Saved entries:
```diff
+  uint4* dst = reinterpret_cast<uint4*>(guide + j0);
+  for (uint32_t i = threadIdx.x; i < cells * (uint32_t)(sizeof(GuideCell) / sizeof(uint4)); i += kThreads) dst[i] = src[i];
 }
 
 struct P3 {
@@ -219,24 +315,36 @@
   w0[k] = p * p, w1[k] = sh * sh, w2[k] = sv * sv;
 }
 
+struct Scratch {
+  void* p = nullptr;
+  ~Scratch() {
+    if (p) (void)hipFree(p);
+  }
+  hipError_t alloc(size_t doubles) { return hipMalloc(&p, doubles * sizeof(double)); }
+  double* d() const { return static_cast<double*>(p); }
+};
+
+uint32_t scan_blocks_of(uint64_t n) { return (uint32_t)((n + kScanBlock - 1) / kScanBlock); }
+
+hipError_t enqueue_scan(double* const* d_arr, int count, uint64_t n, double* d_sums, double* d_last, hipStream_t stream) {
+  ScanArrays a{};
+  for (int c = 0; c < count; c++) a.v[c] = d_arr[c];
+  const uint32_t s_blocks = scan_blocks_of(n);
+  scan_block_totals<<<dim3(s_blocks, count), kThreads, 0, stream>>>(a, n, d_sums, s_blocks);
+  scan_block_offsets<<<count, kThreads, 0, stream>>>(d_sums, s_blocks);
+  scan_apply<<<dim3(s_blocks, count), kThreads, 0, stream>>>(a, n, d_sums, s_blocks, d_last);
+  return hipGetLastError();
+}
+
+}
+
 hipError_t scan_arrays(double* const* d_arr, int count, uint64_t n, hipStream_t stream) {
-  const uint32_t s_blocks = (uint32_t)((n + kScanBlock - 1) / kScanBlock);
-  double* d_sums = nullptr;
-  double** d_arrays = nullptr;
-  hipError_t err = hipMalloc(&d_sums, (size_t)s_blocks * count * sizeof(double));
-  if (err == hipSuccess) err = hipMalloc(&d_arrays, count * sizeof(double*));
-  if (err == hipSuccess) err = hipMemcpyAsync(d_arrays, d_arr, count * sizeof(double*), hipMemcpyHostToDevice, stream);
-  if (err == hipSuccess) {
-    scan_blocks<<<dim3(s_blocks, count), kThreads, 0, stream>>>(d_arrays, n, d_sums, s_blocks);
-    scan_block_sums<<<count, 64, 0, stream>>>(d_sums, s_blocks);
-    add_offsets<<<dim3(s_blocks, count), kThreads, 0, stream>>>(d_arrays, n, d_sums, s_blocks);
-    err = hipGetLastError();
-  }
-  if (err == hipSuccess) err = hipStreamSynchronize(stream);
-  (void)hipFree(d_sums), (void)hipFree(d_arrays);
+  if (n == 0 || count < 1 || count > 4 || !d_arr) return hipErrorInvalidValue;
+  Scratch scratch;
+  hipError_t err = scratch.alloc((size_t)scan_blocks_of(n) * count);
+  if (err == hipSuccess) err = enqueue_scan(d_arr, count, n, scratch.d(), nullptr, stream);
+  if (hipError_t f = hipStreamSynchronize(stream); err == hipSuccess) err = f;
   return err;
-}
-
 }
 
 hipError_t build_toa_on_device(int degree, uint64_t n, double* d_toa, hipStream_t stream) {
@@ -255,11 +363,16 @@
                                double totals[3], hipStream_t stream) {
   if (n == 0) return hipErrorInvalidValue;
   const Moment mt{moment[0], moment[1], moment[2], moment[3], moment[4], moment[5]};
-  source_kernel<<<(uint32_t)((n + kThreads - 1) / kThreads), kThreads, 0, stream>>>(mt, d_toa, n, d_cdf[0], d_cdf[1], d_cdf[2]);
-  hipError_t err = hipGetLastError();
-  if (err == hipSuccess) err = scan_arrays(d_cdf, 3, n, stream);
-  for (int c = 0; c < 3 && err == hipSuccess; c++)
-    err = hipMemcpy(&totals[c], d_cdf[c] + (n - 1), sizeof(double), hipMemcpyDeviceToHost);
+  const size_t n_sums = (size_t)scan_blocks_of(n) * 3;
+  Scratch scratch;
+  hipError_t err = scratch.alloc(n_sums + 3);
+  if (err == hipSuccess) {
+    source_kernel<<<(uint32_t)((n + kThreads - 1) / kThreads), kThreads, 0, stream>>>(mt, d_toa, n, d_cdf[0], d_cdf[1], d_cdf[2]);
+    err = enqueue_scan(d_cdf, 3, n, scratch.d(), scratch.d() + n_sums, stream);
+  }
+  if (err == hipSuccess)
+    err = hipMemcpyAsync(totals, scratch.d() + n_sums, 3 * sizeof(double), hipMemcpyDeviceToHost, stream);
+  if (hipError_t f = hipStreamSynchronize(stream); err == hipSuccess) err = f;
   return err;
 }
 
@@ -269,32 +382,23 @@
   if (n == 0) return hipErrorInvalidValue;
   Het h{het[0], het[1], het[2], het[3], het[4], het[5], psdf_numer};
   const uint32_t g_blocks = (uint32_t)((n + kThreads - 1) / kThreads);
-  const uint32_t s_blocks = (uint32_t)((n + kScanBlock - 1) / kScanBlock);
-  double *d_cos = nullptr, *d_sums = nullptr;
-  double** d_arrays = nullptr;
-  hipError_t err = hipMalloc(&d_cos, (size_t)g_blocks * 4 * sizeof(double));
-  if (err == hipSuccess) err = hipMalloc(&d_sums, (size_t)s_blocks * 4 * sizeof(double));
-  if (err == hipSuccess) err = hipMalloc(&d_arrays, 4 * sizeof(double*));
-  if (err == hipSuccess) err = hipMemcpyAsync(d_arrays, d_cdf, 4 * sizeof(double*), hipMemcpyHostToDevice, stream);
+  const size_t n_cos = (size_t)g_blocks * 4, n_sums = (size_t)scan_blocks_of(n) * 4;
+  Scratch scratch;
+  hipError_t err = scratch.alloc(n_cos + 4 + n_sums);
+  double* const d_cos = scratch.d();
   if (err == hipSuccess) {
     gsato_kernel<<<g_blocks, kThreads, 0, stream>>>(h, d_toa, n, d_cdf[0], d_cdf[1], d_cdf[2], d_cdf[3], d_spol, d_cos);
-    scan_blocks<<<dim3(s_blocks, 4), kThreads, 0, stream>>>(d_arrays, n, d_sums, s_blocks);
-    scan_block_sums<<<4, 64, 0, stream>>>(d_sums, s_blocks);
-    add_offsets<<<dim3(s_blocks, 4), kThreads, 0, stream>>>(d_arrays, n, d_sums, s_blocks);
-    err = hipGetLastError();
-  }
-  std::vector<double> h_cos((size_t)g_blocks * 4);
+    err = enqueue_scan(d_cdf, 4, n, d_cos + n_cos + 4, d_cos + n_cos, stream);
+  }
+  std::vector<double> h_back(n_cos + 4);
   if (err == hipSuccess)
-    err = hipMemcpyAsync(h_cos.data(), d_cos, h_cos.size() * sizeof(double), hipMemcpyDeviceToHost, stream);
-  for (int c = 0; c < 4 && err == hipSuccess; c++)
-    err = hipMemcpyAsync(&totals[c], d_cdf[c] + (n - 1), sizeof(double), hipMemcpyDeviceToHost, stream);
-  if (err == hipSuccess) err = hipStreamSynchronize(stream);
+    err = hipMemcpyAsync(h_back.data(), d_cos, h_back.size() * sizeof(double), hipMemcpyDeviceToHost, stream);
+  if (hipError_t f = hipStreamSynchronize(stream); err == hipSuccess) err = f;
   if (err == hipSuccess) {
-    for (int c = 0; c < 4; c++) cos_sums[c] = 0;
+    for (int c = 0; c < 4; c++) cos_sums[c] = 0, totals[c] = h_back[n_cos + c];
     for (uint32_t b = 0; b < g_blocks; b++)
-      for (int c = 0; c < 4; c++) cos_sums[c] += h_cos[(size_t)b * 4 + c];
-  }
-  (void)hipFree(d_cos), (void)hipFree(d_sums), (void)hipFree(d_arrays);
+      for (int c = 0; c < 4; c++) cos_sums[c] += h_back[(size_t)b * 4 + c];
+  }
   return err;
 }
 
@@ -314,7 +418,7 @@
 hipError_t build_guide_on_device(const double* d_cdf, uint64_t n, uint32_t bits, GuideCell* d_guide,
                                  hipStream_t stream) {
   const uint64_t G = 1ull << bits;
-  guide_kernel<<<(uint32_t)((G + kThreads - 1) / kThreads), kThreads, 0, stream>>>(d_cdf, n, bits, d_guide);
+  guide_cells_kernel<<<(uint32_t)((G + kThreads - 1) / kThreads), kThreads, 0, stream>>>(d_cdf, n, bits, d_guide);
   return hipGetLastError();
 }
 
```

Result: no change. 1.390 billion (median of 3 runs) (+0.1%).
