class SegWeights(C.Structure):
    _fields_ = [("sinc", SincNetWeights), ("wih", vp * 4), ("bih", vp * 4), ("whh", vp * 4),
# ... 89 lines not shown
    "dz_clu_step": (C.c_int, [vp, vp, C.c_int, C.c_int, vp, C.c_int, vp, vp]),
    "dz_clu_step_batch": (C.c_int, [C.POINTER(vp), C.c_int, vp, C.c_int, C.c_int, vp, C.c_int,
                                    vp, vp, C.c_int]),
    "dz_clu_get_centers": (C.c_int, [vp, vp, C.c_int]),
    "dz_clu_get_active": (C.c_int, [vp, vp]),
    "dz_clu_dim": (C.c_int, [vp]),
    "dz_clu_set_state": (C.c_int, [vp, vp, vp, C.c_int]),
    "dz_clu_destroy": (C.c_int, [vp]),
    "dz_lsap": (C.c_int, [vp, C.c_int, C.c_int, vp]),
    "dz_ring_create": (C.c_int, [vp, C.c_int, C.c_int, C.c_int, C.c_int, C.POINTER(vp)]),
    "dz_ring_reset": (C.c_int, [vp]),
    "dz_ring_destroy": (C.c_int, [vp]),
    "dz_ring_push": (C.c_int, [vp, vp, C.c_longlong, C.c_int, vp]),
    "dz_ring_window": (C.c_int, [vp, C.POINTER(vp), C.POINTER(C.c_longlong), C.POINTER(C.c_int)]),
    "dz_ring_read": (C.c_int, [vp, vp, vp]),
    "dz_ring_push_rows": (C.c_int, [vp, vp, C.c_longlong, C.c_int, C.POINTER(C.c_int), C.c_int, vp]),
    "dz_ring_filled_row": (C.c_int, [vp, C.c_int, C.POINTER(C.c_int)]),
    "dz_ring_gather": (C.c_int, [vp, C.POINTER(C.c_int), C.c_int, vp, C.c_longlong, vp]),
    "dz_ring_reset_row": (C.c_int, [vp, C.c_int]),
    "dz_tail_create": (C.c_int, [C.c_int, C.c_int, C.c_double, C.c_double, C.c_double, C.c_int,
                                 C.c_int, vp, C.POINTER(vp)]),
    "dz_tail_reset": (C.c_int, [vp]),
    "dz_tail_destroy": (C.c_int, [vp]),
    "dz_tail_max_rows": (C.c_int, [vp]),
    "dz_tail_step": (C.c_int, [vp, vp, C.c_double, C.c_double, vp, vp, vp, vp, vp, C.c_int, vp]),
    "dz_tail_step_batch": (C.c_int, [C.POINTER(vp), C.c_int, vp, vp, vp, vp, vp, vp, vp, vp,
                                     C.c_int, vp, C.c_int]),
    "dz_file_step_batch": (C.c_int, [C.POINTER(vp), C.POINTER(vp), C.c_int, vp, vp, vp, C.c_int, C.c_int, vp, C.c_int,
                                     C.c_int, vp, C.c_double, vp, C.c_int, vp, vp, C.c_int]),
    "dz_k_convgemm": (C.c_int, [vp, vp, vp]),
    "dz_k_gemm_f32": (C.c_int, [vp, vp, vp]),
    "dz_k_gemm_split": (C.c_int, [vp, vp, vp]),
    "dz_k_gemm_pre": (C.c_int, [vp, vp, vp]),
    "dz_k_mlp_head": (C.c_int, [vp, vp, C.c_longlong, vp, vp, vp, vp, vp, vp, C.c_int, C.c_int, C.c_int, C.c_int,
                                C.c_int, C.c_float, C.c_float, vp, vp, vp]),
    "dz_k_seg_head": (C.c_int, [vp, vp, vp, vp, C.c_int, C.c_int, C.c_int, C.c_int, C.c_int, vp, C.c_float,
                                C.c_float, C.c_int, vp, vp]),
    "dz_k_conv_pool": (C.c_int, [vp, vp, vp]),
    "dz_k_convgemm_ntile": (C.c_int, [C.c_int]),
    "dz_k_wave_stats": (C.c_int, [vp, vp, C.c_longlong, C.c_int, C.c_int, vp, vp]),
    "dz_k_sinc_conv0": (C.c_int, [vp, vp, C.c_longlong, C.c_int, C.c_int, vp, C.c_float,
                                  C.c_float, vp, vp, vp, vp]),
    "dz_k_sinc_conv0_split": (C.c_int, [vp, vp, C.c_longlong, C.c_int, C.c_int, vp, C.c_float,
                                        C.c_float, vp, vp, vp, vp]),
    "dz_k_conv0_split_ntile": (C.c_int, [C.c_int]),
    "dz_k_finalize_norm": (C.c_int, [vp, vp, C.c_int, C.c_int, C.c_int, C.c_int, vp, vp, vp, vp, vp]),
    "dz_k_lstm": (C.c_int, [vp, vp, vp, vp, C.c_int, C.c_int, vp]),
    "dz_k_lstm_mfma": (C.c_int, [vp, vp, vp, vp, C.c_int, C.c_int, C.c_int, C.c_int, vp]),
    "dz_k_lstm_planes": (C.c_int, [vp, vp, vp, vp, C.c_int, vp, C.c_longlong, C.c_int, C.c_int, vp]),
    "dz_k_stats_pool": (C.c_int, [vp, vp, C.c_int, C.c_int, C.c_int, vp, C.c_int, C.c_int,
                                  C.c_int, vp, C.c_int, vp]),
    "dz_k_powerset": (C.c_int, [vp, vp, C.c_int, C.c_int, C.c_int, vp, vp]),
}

ABOUT THIS TASK: Lines with "void" in them are what the answer must contain; copy each from the records above.

TASK RESULT:
+  void* p = nullptr;
+    if (p) (void)hipFree(p);
-  (void)hipFree(d_sums), (void)hipFree(d_arrays);
-  (void)hipFree(d_cos), (void)hipFree(d_sums), (void)hipFree(d_arrays);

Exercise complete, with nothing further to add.